Work item
Give the number of lines in the data that contain "resize", and nothing more.
(Data to use begins)
static uint64_t plan_read_groups(HostPass& H, uint32_t n, uint32_t nl)
{
    uint32_t lanes_present = 0;
    H.t8_lane = 0;
    for (uint32_t l = 0; l < nl; ++l) {
        if (H.lane_count[l]) ++lanes_present;
        if (H.lane_count[l] > H.lane_count[H.t8_lane]) H.t8_lane = l;
    }
    uint64_t in_lanes = 0;
    for (uint32_t l = 0; l < nl; ++l) in_lanes += H.lane_count[l];
    const uint64_t n_bad = n - in_lanes;
    H.multi_lane = lanes_present > 1 || (n_bad > 0 && in_lanes > 0);
    H.stretches.clear(); H.sws.clear();
    auto add_stretch = [&](uint32_t lane, uint32_t begin, uint32_t count) {
        if (!count) return;
        Stretch S{lane, (uint32_t)H.sws.size(), 0, 0};
        for (uint32_t p = 0; p < count; p += BQC_SW_READS)
            H.sws.push_back(SuperWindow{lane, begin + p, std::min<uint32_t>(BQC_SW_READS, count - p), (uint32_t)H.stretches.size()});
        S.sw_end = (uint32_t)H.sws.size();
        H.stretches.push_back(S);
    };
    if (!H.multi_lane) {
        uint32_t lane = 0;
        for (uint32_t l = 0; l < nl; ++l) if (H.lane_count[l]) lane = l;
        add_stretch(lane, 0, n);
    } else {
        uint64_t at = n_bad;
        for (uint32_t l = 0; l < nl; ++l) { add_stretch(l, (uint32_t)(l == 0 ? 0 : at), (uint32_t)(H.lane_count[l] + (l == 0 ? n_bad : 0))); at += H.lane_count[l]; }
    }
    return n_bad;
}

static int host_pass(bqc_ctx* c, const bqc_batch* b, HostPass& H)
{
    const uint32_t n = b->n_reads, nl = c->opt.n_lanes;
    H.n = n;
    const unsigned nt_max = std::min(16u, bqc_host_threads());
    struct Part { uint64_t s1 = 0, s2 = 0, s3 = 0; uint32_t n_slow = 0, max_slow = 0; std::vector<uint64_t> lanes; };
    std::vector<Part> part(nt_max);
    const unsigned nt = parallel_ranges(n, nt_max, 1 << 17, [&](unsigned t, size_t lo, size_t hi) {
        Part& P = part[t];
        P.lanes.assign(nl, 0);
        uint64_t s1 = 0, s2 = 0, s3 = 0;
        uint32_t ns = 0, ms = 0;
        for (size_t i = lo; i < hi; ++i) {
            const uint32_t L = b->l_seq[i], lane = b->lane[i];
            s1 += (L + 1) / 2; s2 += L; s3 += b->n_cigar[i];
            if (lane < nl) P.lanes[lane]++;
            if (c->no_fast || L > BQC_FAST_MAXLEN) { ++ns; ms = std::max(ms, L); }
        }
        P.s1 = s1; P.s2 = s2; P.s3 = s3; P.n_slow = ns; P.max_slow = ms;
    });
    H.seq_bytes = H.qual_bytes = H.cigar_words = 0;
    H.n_slow = H.max_len_slow = 0;
    H.lane_count.assign(nl, 0);
    for (unsigned t = 0; t < nt; ++t) {
        H.seq_bytes += part[t].s1; H.qual_bytes += part[t].s2; H.cigar_words += part[t].s3;
        H.n_slow += part[t].n_slow; H.max_len_slow = std::max(H.max_len_slow, part[t].max_slow);
        for (uint32_t l = 0; l < nl; ++l) H.lane_count[l] += part[t].lanes[l];
    }
    const uint64_t n_bad = plan_read_groups(H, n, nl);
    if (H.multi_lane) {
        std::vector<uint64_t> w(nl);
        uint64_t at = n_bad, w_bad = 0;
        for (uint32_t l = 0; l < nl; ++l) { w[l] = at; at += H.lane_count[l]; }
        { const size_t cap = H.order.capacity(); H.order.resize(n); if (H.order.capacity() != cap) advise_huge(H.order); }
        for (uint32_t i = 0; i < n; ++i) {
            const uint32_t lane = b->lane[i];
            if (lane < nl) H.order[w[lane]++] = i; else H.order[w_bad++] = i;
        }
    } else H.order.clear();
    { const size_t cap = H.cov.capacity(); H.cov.resize(n); if (H.cov.capacity() != cap) advise_huge(H.cov); }
    CovPlanner plan(c, H, n);
    ShardCtx& sh = c->shard;
    const bool set_aside = sh.tail && !sh.resolved;
    PendBatch* pb = nullptr;
    H.n_pending = 0;
    const uint32_t n_refs = c->opt.n_refs;
    const uint8_t* main_chrom = c->main_chrom.data();
    if (!set_aside) {
        const uint16_t* const flags = b->flag;
        const uint8_t* const lanes = b->lane;
        const int32_t* const rids = b->rid;
        const int32_t* const poss = b->pos;
        CovEntry* const out = H.cov.data();
        LaneCov* const cov = c->cov.data();
        std::vector<uint32_t>* const lane_first = H.lane_first.data();
        uint32_t* const last_rel = plan.last_rel.data();
        LaneCov local = cov[0];
        const bool one = nl == 1;
        bool too_many = false;
        for (uint32_t i = 0; i < n; ++i) {
            const uint32_t flag = flags[i], lane = lanes[i];
            const int32_t rid = rids[i];
            if (!an_is_candidate(flag, rid, n_refs, main_chrom, lane, nl)) { out[i] = CovEntry{BQC_COV_NONE, 0}; continue; }
            LaneCov& st = one ? local : cov[lane];
            const uint32_t pos = an_step(st.first, st.id, st.shift, st.win, rid, (uint32_t)poss[i]);
            const uint64_t rel = st.win - st.batch_base;
            if (rel > 0xFFFFFFF0ull) { too_many = true; break; }
            std::vector<uint32_t>& first = lane_first[lane];
            if (first.size() <= rel) first.resize((size_t)rel + 1, i);
            last_rel[lane] = (uint32_t)rel;
            out[i] = CovEntry{(uint32_t)rel, pos};
        }
        if (one) cov[0] = local;
        if (too_many) return bqc_fail(c, BQC_ERR_ARG, "batch spans too many coverage windows (split the batch)");
    } else
    for (uint32_t i = 0; i < n; ++i) {
        const uint32_t flag = b->flag[i], lane = b->lane[i];
        const int32_t rid = b->rid[i];
        if (!an_is_candidate(flag, rid, n_refs, main_chrom, lane, nl)) { H.cov[i] = CovEntry{BQC_COV_NONE, 0}; continue; }
        const uint32_t beginpos = (uint32_t)b->pos[i];
        if (set_aside && sh.pending[lane]) {
            const uint32_t d = beginpos - sh.prev_bp[lane];
            const bool certain = sh.has_prev[lane] && (rid != sh.prev_rid[lane] || (d > 2u * BQC_VSIZE && d <= 0xFFFFFFFFu - 2u * BQC_VSIZE));
            sh.has_prev[lane] = 1; sh.prev_rid[lane] = rid; sh.prev_bp[lane] = beginpos;
            if (!certain) {
                if (!pb) { sh.batches.emplace_back(); pb = &sh.batches.back(); }
                H.cov[i] = CovEntry{BQC_COV_PENDING, pb->n()};
                pb->lane.push_back((uint8_t)lane); pb->rid.push_back(rid); pb->bp.push_back(beginpos);
                continue;
            }
            sh.pending[lane] = 0;
        }
        uint64_t rel;
        uint32_t pos;
        plan.step(i, lane, rid, beginpos, rel, pos);
        if (rel > 0xFFFFFFF0ull) return bqc_fail(c, BQC_ERR_ARG, "batch spans too many coverage windows (split the batch)");
        H.cov[i] = CovEntry{(uint32_t)rel, pos};
    }
    H.n_pending = pb ? pb->n() : 0;
    plan.finish();
    for (uint32_t e = 0; e < b->n_nm_extra; ++e)
        if (b->nm_extra_read[e] >= n) return bqc_fail(c, BQC_ERR_ARG, "nm_extra_read out of range");
    return 0;
}
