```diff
@@ -201,8 +201,8 @@
   FKS_LDS int32_t* cls_lds = reinterpret_cast<FKS_LDS int32_t*>(lds + kRowsPerWave * kWeights);
   FKS_LDS char* rowbase = reinterpret_cast<FKS_LDS char*>(lds + kRowsPerWave * kWeights) + kRowClassBytes;
   FKS_LDS int32_t* ntab = cls_lds + kRow * kRowClassSlots;
-  FKS_LDS int64_t* kcp = reinterpret_cast<FKS_LDS int64_t*>(rowbase + rows_row_bytes(N, T));
-  FKS_LDS DuoBox* box = reinterpret_cast<FKS_LDS DuoBox*>(reinterpret_cast<FKS_LDS char*>(lds) + rows_lds_bytes(N, T, 1, true));
+  FKS_LDS int64_t* kcp = reinterpret_cast<FKS_LDS int64_t*>(rowbase + rows_row_bytes(N, T, true));
+  FKS_LDS DuoBox* box = reinterpret_cast<FKS_LDS DuoBox*>(reinterpret_cast<FKS_LDS char*>(lds) + rows_lds_bytes(N, T, 1, true, true));
   FKS_LDS int32_t* sstate = reinterpret_cast<FKS_LDS int32_t*>(reinterpret_cast<FKS_LDS char*>(box) +
                                                                 ((sizeof(DuoBox) + 15) & ~size_t(15)));
   FKS_LDS uint64_t* sacc = reinterpret_cast<FKS_LDS uint64_t*>(sstate + kRow * kDuoNodeInts);
diff --git a/csrc/hip/replay_rows.hip.h b/csrc/hip/replay_rows.hip.h
--- a/csrc/hip/replay_rows.hip.h
+++ b/csrc/hip/replay_rows.hip.h
@@ -71,7 +71,7 @@
 
 typedef uint64_t u64x2 __attribute__((ext_vector_type(2)));
 
-template <bool FLAT = FKS_ROW_FLAT != 0>
+template <bool FLAT = FKS_ROW_FLAT != 0, bool MAP = true>
 struct RowHeapT {
   FKS_GLOBAL uint64_t* h;
   FKS_LDS uint64_t* top;
@@ -106,6 +106,7 @@
     return *reinterpret_cast<const FKS_GLOBAL u64x2*>(h + c + 1);
   }
   __device__ __forceinline__ void mark(int pos, uint64_t v) const {
+    if constexpr (!MAP) return;
     const uint32_t bit = 1u << (pos & 31);
     const uint32_t data = (v & 3) == kDelKind ? bit : 0u;
     const uint32_t addr = (uint32_t)(uintptr_t)(delmap + (pos >> 5));
@@ -167,6 +168,7 @@
   }
 
   __device__ int first_deletion(int n) const {
+    static_assert(MAP, "bitmap-free heaps scan the keys: scan_deletion");
     const int words = (n + 31) >> 5;
     for (int base = 0; base < words; base += kRow) {
       const int wi = base + j;
@@ -177,6 +179,26 @@
         const int fl = __ffs(b) - 1;
         const uint32_t fw = (uint32_t)row_read((int)w, rbase, fl);
         return ((base + fl) << 5) + (__ffs(fw) - 1);
+      }
+    }
+    return -1;
+  }
+
+  __device__ int scan_deletion(int n, uint64_t& key) const {
+    const int lim = n + 2 * j;
+    for (int c = 2 * j - 1; c < lim; c += 2 * kRow) {
+      u64x2 pr = {0, 0};
+      if (c < n) pr = ld_pair(c);
+      const bool d0 = c >= 0 && c < n && ((uint32_t)pr.x & 3u) == (uint32_t)kDelKind;
+      const bool d1 = c + 1 < n && ((uint32_t)pr.y & 3u) == (uint32_t)kDelKind;
+      const uint32_t b0 = row_ballot(d0, rbase);
+      const uint32_t b = b0 | row_ballot(d1, rbase);
+      if (b) {
+        const int fl = __ffs(b) - 1;
+        const uint64_t mine = d0 ? pr.x : pr.y;
+        key = ((uint64_t)(uint32_t)row_read((int)(mine >> 32), rbase, fl) << 32) |
+              (uint32_t)row_read((int)(uint32_t)mine, rbase, fl);
+        return c - 2 * j + 1 + 2 * fl - (int)((b0 >> fl) & 1u);
       }
     }
     return -1;
@@ -311,11 +333,12 @@
   if (lane <= kGmax) row_cap_recips(ntab)[lane] = W.cap_recip[lane];
 }
 constexpr int kRowColdBytes = 32;
-__host__ __device__ inline size_t rows_row_bytes(int n_pods, int T) {
-  return (size_t)lds_delmap_words(n_pods) * 4 + (size_t)(T + 1) * 8 + kRowColdBytes;
-}
-__host__ __device__ inline size_t rows_lds_bytes(int n_pods, int T, int rows = kRowsPerWave, bool kc = false) {
-  return (size_t)kRowsPerWave * kWeights * 8 + kRowClassBytes + (size_t)rows * rows_row_bytes(n_pods, T) +
+__host__ __device__ inline size_t rows_row_bytes(int n_pods, int T, bool map = false) {
+  return (map ? (size_t)lds_delmap_words(n_pods) * 4 : 0) + (size_t)(T + 1) * 8 + kRowColdBytes;
+}
+__host__ __device__ inline size_t rows_lds_bytes(int n_pods, int T, int rows = kRowsPerWave, bool kc = false,
+                                                 bool map = false) {
+  return (size_t)kRowsPerWave * kWeights * 8 + kRowClassBytes + (size_t)rows * rows_row_bytes(n_pods, T, map) +
          (kc ? (size_t)rows * kKcLds * 8 : 0);
 }
 
@@ -435,9 +458,8 @@
   if (lane < W.n_classes) cls_lds[lane] = *global_ptr(&W.class_value[lane]);
   FKS_LDS int32_t* ntab = cls_lds + kRow * kRowClassSlots;
   fill_node_tables(W, ntab, lane);
-  RowHeapT<FLAT> heap;
-  heap.delmap = reinterpret_cast<FKS_LDS uint32_t*>(rowbase);
-  heap.top = reinterpret_cast<FKS_LDS uint64_t*>(rowbase + (size_t)lds_delmap_words(N) * 4);
+  RowHeapT<FLAT, false> heap;
+  heap.top = reinterpret_cast<FKS_LDS uint64_t*>(rowbase);
   heap.h = global_ptr(gheap + (size_t)slot * row_heap_entries(N));
   heap.bind();
   heap.T = T;
@@ -505,7 +527,6 @@
         else *reinterpret_cast<FKS_GLOBAL u64x2*>(heap.h + 2 * i) = v;
       }
     }
-    for (int i = jv; i < lds_delmap_words(N); i += kRow) heap.delmap[i] = 0u;
     const FKS_CONST DevWorkload* Wb = cold_ptr(Wdev);
     nr.cpu_left[0] = Wb->cpu_left0[jv];
     nr.mem_left[0] = Wb->mem_left0[jv];
@@ -646,9 +667,10 @@
             acc.stash_unit(frag, jv);
           }
           acc.add_stash(jv);
-          const int f = heap.first_deletion(n);
+          uint64_t anchor = 0;
+          const int f = heap.scan_deletion(n, anchor);
           if (f >= 0) {
-            const uint64_t nt = (heap.ld(f) >> tshift) + 1;
+            const uint64_t nt = (anchor >> tshift) + 1;
             if (nt > time_max) { exc = EXC_UNSUPPORTED; break; }
             push_item = (nt << tshift) | ((uint64_t)rank << lb) | kRetry;
             bump(0);
```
(Data to use ends)
Answer to this task
3